We may be approaching a watershed moment in the U.S. Supreme Court's gerrymandering jurisprudence. In three cases over the last three decades, partisan gerrymandering has eluded the Court's grasp. (1) The Court has recognized that partisan gerrymandering poses a problem of constitutional significance (2) but has repeatedly fractured on whether and how to intervene. A minority of Justices have insisted that partisan gerrymandering presents a nonjusticiable political question susceptible to no judicially discernible and manageable standard, (3) while a majority of Justices have agreed that partisan gerrymandering is justiciable but have disagreed among themselves about the proper legal standard. (4) Justice Kennedy, the current swing vote, has rejected each proposal for assessing partisan gerrymandering claims while expressing hope that a suitable standard may one day materialize. (5) In the first thirty years after the Court held partisan gerrymandering justiciable, (6) dozens of plaintiffs raised claims of partisan gerrymandering, but not one was granted relief (7)--until recently.

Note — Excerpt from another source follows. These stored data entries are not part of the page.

void edge_config(int* small_atoms, int* mol_min, int* wpr, int* mol_forms);
int mlp_wide_max_tiles_silu();
extern "C" int nnhip_mlp_forms(void);
extern "C" int nnhip_graph_small_max_atoms(void);
extern "C" int nnhip_config(char* buf, size_t n) {
  if (!buf || n < 64) {
    nnhip_set_error("nnhip_config: buffer of at least 64 bytes");
    return NNHIP_E_INVALID;
  }
  static const char* names[] = {"NNHIP_EDGE_LDS", "NNHIP_EDGE_SMALL_ATOMS", "NNHIP_EDGE_WPR", "NNHIP_FORCE_DIRECT_MOL", "NNHIP_FORCE_FWD_MOL", "NNHIP_GRAPH_MOL",
                                "NNHIP_GRAPH_SMALL_ATOMS", "NNHIP_HEAD_OUT_MOL", "NNHIP_MLP_REGW", "NNHIP_MLP_REGW_SINGLE", "NNHIP_MLP_SPLIT",
                                "NNHIP_MLP_WIDE_TILES", "NNHIP_MOL_KERNELS_MIN", "NNHIP_MSG_BWD_MOL",
                                "NNHIP_WGRAD_FORM", "NNHIP_WGRAD_RPC"};
  int small_atoms, mol_min, wpr[4], mol_forms;
  edge_config(&small_atoms, &mol_min, wpr, &mol_forms);
  const int forms = nnhip_mlp_forms();
  const char* graph_mol = getenv("NNHIP_GRAPH_MOL");
  size_t o = 0;
  auto put = [&](const char* fmt, auto... a) {
    if (o < n) {
      const int k = snprintf(buf + o, n - o, fmt, a...);
      o += k > 0 ? (size_t)k : 0;
    }
  };
  put("{\"version\": %d, \"tooling_build\": %d, \"split_f16_products\": %d, ", nnhip_version(), nnhip_build_flags(), forms & 1);
  put("\"neighbor_list\": {\"single_launch_max_atoms\": %d, \"per_molecule_kernels\": %d, \"cell_list\": \"one periodic molecule (host choice)\"}, ",
      nnhip_graph_small_max_atoms(), (graph_mol && atoi(graph_mol) == 0) ? 0 : 1);
  put("\"edge_rows\": {\"waves_per_row\": {\"msg_fwd\": %d, \"force_fwd\": %d, \"force_bwd\": %d, \"msg_bwd\": %d}, \"four_waves_per_row_up_to_atoms\": %d}, ",
      wpr[0], wpr[1], wpr[2], wpr[3], small_atoms);
  put("\"molecule_forms\": {\"max_atoms\": %d, \"edge_kernels_from_molecules\": %d, \"force_fwd\": %d, \"msg_bwd\": %d, \"force_direct\": %d, \"head_out\": %d}, ",
      NNHIP_MOL_STAGE_MAX, mol_min, mol_forms & 1, (mol_forms >> 1) & 1, (mol_forms >> 2) & 1, (mol_forms >> 3) & 1);
  put("\"edge_mlp\": {\"row_local_up_to_tiles\": %d, \"one_pass_adjoint\": %d, \"one_pass_forward\": %d, \"one_pass_single_adjoint\": %d, "
      "\"one_pass_single_forward\": %d}, ",
      mlp_wide_max_tiles_silu(), (forms >> 1) & 1, (forms >> 2) & 1, (forms >> 3) & 1, (forms >> 4) & 1);
  put("\"radial_table_intervals\": %d, \"env\": {", FT_G);
  bool first = true;
  for (const char* nm : names) {
    const char* v = getenv(nm);
    if (!v) continue;
    char clean[25];
    int k = 0;
    for (; k < 24 && v[k]; ++k) {
      const char ch = v[k];
      const bool ok = (ch >= '0' && ch <= '9') || (ch >= 'a' && ch <= 'z') || (ch >= 'A' && ch <= 'Z') || ch == '_' || ch == '.' ||
                      ch == ',' || ch == '+' || ch == '-';
      clean[k] = ok ? ch : '?';
    }
    clean[k] = 0;
    put("%s\"%s\": \"%s\"", first ? "" : ", ", nm, clean);
// ... 517 lines not shown
  char* ws = (char*)workspace;
  auto P = [&](size_t off) { return (float*)(ws + off); };
  const bool want_forces = forces != nullptr;

  PrepLayout pq;
  make_prep_layout(L, pq);
  char* pbase = prepared ? (char*)prepared : ws + w.prep;
  auto Q = [&](size_t off) { return (float*)(pbase + off); };
  if (!prepared) TRY(run_prepare(model, pq, pbase, s));
  const bool split_nodes = split_products_enabled() && act == NNHIP_ACT_SILU;
  if (!embedded) TRY(launch_embed(z, model->node_embedding, Q(pq.m_tab), N, P(w.pub.a0), P(w.pub.m[0]), s));
  const float* a_in = P(w.pub.a0);
  const float* f_in = nullptr;
  auto A_OUT = [&](int l) { return (l == L - 1 && atom_node_out) ? atom_node_out : P(w.pub.a_out[l]); };
  auto F_OUT = [&](int l) { return (l == L - 1 && force_node_out) ? force_node_out : P(w.pub.f_out[l]); };
  for (int l = 0; l < L; ++l) {
    const nnhip_layer_params& lp = model->layer[l];
    const bool has_f = l > 0;
    {
      TRY(launch_msg_fwd(P(w.pub.m[l]), xg, Q(pq.ftab[l]), row_ptr, col, pid, a_in, P(w.pub.msg[l]), P(w.pub.a_mid[l]), N, s));
      if (E > 0) {
        float* h12 = P(w.pub.h12[l]);
        MlpArgs m1 = {P(w.pub.msg[l]), lp.eq1_0_w, lp.eq1_2_w, h12, P(w.pub.phi1[l]), P_, NF, NF, NF};
        MlpArgs m2 = {P(w.pub.msg[l]), lp.eq2_0_w, lp.eq2_2_w, h12 + h2_off, P(w.pub.phi2[l]), P_, NF, NF, NF};
        m1.h_frag = m2.h_frag = 1;
        m1.act = m2.act = act;
        m1.M_dev = m2.M_dev = n_pairs_dev;
        if (split_nodes) {
          m1.W1_img = pbase + pq.img[l][IMG_EQ1_0];
          m1.W2_img = pbase + pq.img[l][IMG_EQ1_2];
          m2.W1_img = pbase + pq.img[l][IMG_EQ2_0];
          m2.W2_img = pbase + pq.img[l][IMG_EQ2_2];
        }
        if (has_f)
          TRY(launch_mlp_pair(MODE_FWD, m1, false, m2, false, s));
        else
          TRY(launch_mlp(MODE_FWD, false, m1, s));
      }
      TRY(launch_force_fwd(has_f, P(w.pub.phi1[l]), P(w.pub.phi2[l]), geo, row_ptr, col, pid, f_in, F_OUT(l), N, mask_xg, s, pair_ptr,
                           mol_kernels ? mol_ptr : nullptr, B));
    }
    {
      NodeFwdArgs na;
      memset(&na, 0, sizeof(na));
      na.f = F_OUT(l);
      na.a_mid = P(w.pub.a_mid[l]);
      na.Wu = lp.update_w;
      na.q = P(w.pub.q[l]);
      na.a_out = A_OUT(l);
      if (l + 1 < L && !lp.ln_w) {
        const nnhip_layer_params& nx = model->layer[l + 1];
        na.W0 = nx.node0_w;
        na.b0 = nx.node0_b;
        na.W2 = nx.node2_w;
        na.b2 = nx.node2_b;
        na.hn = P(w.pub.hn[l + 1]);
        na.m = P(w.pub.m[l + 1]);
// ... 23 lines not shown
    if (lp.ln_w) {
      TRY(launch_layer_norm_fwd(A_OUT(l), lp.ln_w, lp.ln_b, N, P(w.xhat[l]), P(w.rstd[l]), s));
      if (l + 1 < L) {
        const nnhip_layer_params& nx = model->layer[l + 1];
        TRY(launch_mlp(MODE_FWD, false, {A_OUT(l), nx.node0_w, nx.node2_w, P(w.pub.hn[l + 1]), P(w.pub.m[l + 1]), N, NF, NF,
                                         NF, nx.node0_b, nx.node2_b, act}, s));
      }
    }
    a_in = A_OUT(l);
    f_in = F_OUT(l);
  }
  if (model->layer[L - 1].ln_w)
    TRY(launch_mlp(MODE_FWD, false, {a_in, model->head0_w, model->head2_w, P(w.pub.e1), P(w.pub.e2), N, NF, NF, NF,
                                     model->head0_b, model->head2_b, act}, s));
  float* atom_energy = atom_energy_out ? atom_energy_out : P(w.atom_energy);
  TRY(launch_head_out(P(w.pub.e2), model->head4_w, model->head4_b, model->scale, model->shift, z, mol_ptr, N, B,
                      act, atom_energy, want_forces ? P(w.g_e) : nullptr, energy, s, mol_kernels));
  if (!want_forces) return NNHIP_OK;

  auto node_bwd = [&](const NodeBwdArgs& a, const NodeImages& im) {
    return split_nodes ? launch_node_bwd_split(a, im, s) : launch_node_bwd(a, s);
  };
  {
    NodeBwdArgs nb;
    memset(&nb, 0, sizeof(nb));
    nb.g_top = P(w.g_e);
    nb.h_top = P(w.pub.e1);
    nb.W2T = Q(pq.headT[1]);
    nb.W0T = Q(pq.headT[0]);
    nb.g_a = P(w.pub.g_a);
    nb.acc_ga = 0;
    nb.f = F_OUT(L - 1);
    nb.q = P(w.pub.q[L - 1]);
    nb.G_f = nullptr;
    nb.WuT = Q(pq.wT[L - 1][6]);
    nb.gf = P(w.gf_mid);
    nb.N = N;
    nb.act = act;
// ... 2 lines not shown
    bim.W2T = pbase + pq.img_head[IMG_HEAD2_T];
    bim.W0T = pbase + pq.img_head[IMG_HEAD0_T];
    bim.WuT = pbase + pq.img[L - 1][IMG_UPDATE_T];
    const nnhip_layer_params& top = model->layer[L - 1];
    if (top.ln_w) {
      NodeBwdArgs head = nb;
      head.WuT = nullptr;
      TRY(node_bwd(head, bim));
      TRY(launch_layer_norm_bwd(P(w.pub.g_a), top.ln_w, P(w.xhat[L - 1]), P(w.rstd[L - 1]), N, s));
      nb.W2T = nullptr;
    }
    TRY(node_bwd(nb, bim));
  }
  float* g_fbuf[2] = {P(w.pub.g_f), P(w.g_f2)};
  int pp = 0;
  for (int l = L - 1; l >= 0; --l) {
    const nnhip_layer_params& lp = model->layer[l];
    (void)lp;
    const bool has_f = l > 0;
    const float* f_prev = has_f ? F_OUT(l - 1) : nullptr;
    float* g_fin = g_fbuf[pp];
    {
      TRY(launch_force_bwd(has_f, P(w.gf_mid), P(w.pub.phi1[l]), P(w.pub.phi2[l]), geo, row_ptr, col, pid, f_prev,
                           P(w.g_h12), P(w.pub.g_u) + (size_t)l * E * 4, g_fin, N, mask_xg, s, pair_ptr, rev));
      if (E > 0) {
        float* gp = P(w.g_h12);
        float* h12 = P(w.pub.h12[l]);
        MlpArgs m1 = {gp, Q(pq.wT[l][3]), Q(pq.wT[l][2]), h12, P(w.g_msg), P_, 2 * NF, NF, NF};
        MlpArgs m2 = {gp + NF, Q(pq.wT[l][5]), Q(pq.wT[l][4]), h12 + h2_off, P(w.g_msg), P_, 2 * NF, NF, NF};
        m1.h_frag = m2.h_frag = 1;
        m1.act = m2.act = act;
        m1.M_dev = m2.M_dev = n_pairs_dev;
        if (split_nodes) {
          m1.W1_img = pbase + pq.img[l][IMG_EQ1_2_T];
          m1.W2_img = pbase + pq.img[l][IMG_EQ1_0_T];
          m2.W1_img = pbase + pq.img[l][IMG_EQ2_2_T];
          m2.W2_img = pbase + pq.img[l][IMG_EQ2_0_T];
        }
        if (has_f)
          TRY(launch_mlp_pair(MODE_BWD, m1, false, m2, true, s));
        else
          TRY(launch_mlp(MODE_BWD, false, m1, s));
      }
      TRY(launch_msg_bwd(P(w.g_msg), P(w.pub.g_a), P(w.pub.m[l]), xg, Q(pq.ftab[l]), row_ptr, col, pid, P(w.g_m),
                         P(w.pub.g_x) + (size_t)l * E, N, l > 0, s, pair_ptr, mol_kernels ? mol_ptr : nullptr, B));
    }
    if (l > 0) {
      NodeBwdArgs nb;
      memset(&nb, 0, sizeof(nb));
      nb.g_top = P(w.g_m);
      nb.h_top = P(w.pub.hn[l]);
      nb.W2T = Q(pq.wT[l][1]);
      nb.W0T = Q(pq.wT[l][0]);
      nb.g_a = P(w.pub.g_a);
      nb.acc_ga = 1;
      nb.f = F_OUT(l - 1);
      nb.q = P(w.pub.q[l - 1]);
      nb.G_f = g_fin;
      nb.WuT = Q(pq.wT[l - 1][6]);
      nb.gf = P(w.gf_mid);
// ... 4 lines not shown
      bim.W2T = pbase + pq.img[l][IMG_NODE2_T];
      bim.W0T = pbase + pq.img[l][IMG_NODE0_T];
      bim.WuT = pbase + pq.img[l - 1][IMG_UPDATE_T];
      const nnhip_layer_params& below = model->layer[l - 1];
      if (below.ln_w) {
        NodeBwdArgs mlp = nb;
        mlp.WuT = nullptr;
        TRY(node_bwd(mlp, bim));
        TRY(launch_layer_norm_bwd(P(w.pub.g_a), below.ln_w, P(w.xhat[l - 1]), P(w.rstd[l - 1]), N, s));
        nb.W2T = nullptr;
      }
      TRY(node_bwd(nb, bim));
    }
    pp ^= 1;
  }
  TRY(launch_geometry_bwd(P(w.pub.g_x), P(w.pub.g_u), geo, disp, pos, cell, row_ptr, col, rev, mol_ptr, N, E, B, L,
                          model->cutoff, P(w.g_d), forces, virial, s, mol_kernels));
  return NNHIP_OK;
}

In Whitford v. Gill, (8) plaintiffs challenged the 2012 Wisconsin State Assembly district map as a partisan gerrymander, relying in part on a newly proposed numeric measure and associated legal test called the "efficiency gap." (9) In 2014, political scientist Eric McGhee proposed the measure. (10) In 2015, McGhee and leading election law scholar Nicholas Stephanopoulos developed the measure into a legal test specifically designed to address concerns with prior proposals for assessing partisan gerrymandering. (11) In brief, the efficiency gap measure counts the relative number of votes "wasted" by each of two competing political parties; it thereby quantifies the relative efficiency with which each party is able to convert popular support (votes) into governmental power (seats). (12) The legal test classifies as an invalid partisan gerrymander any plan that produces a large, durable, and unjustified efficiency gap. (13)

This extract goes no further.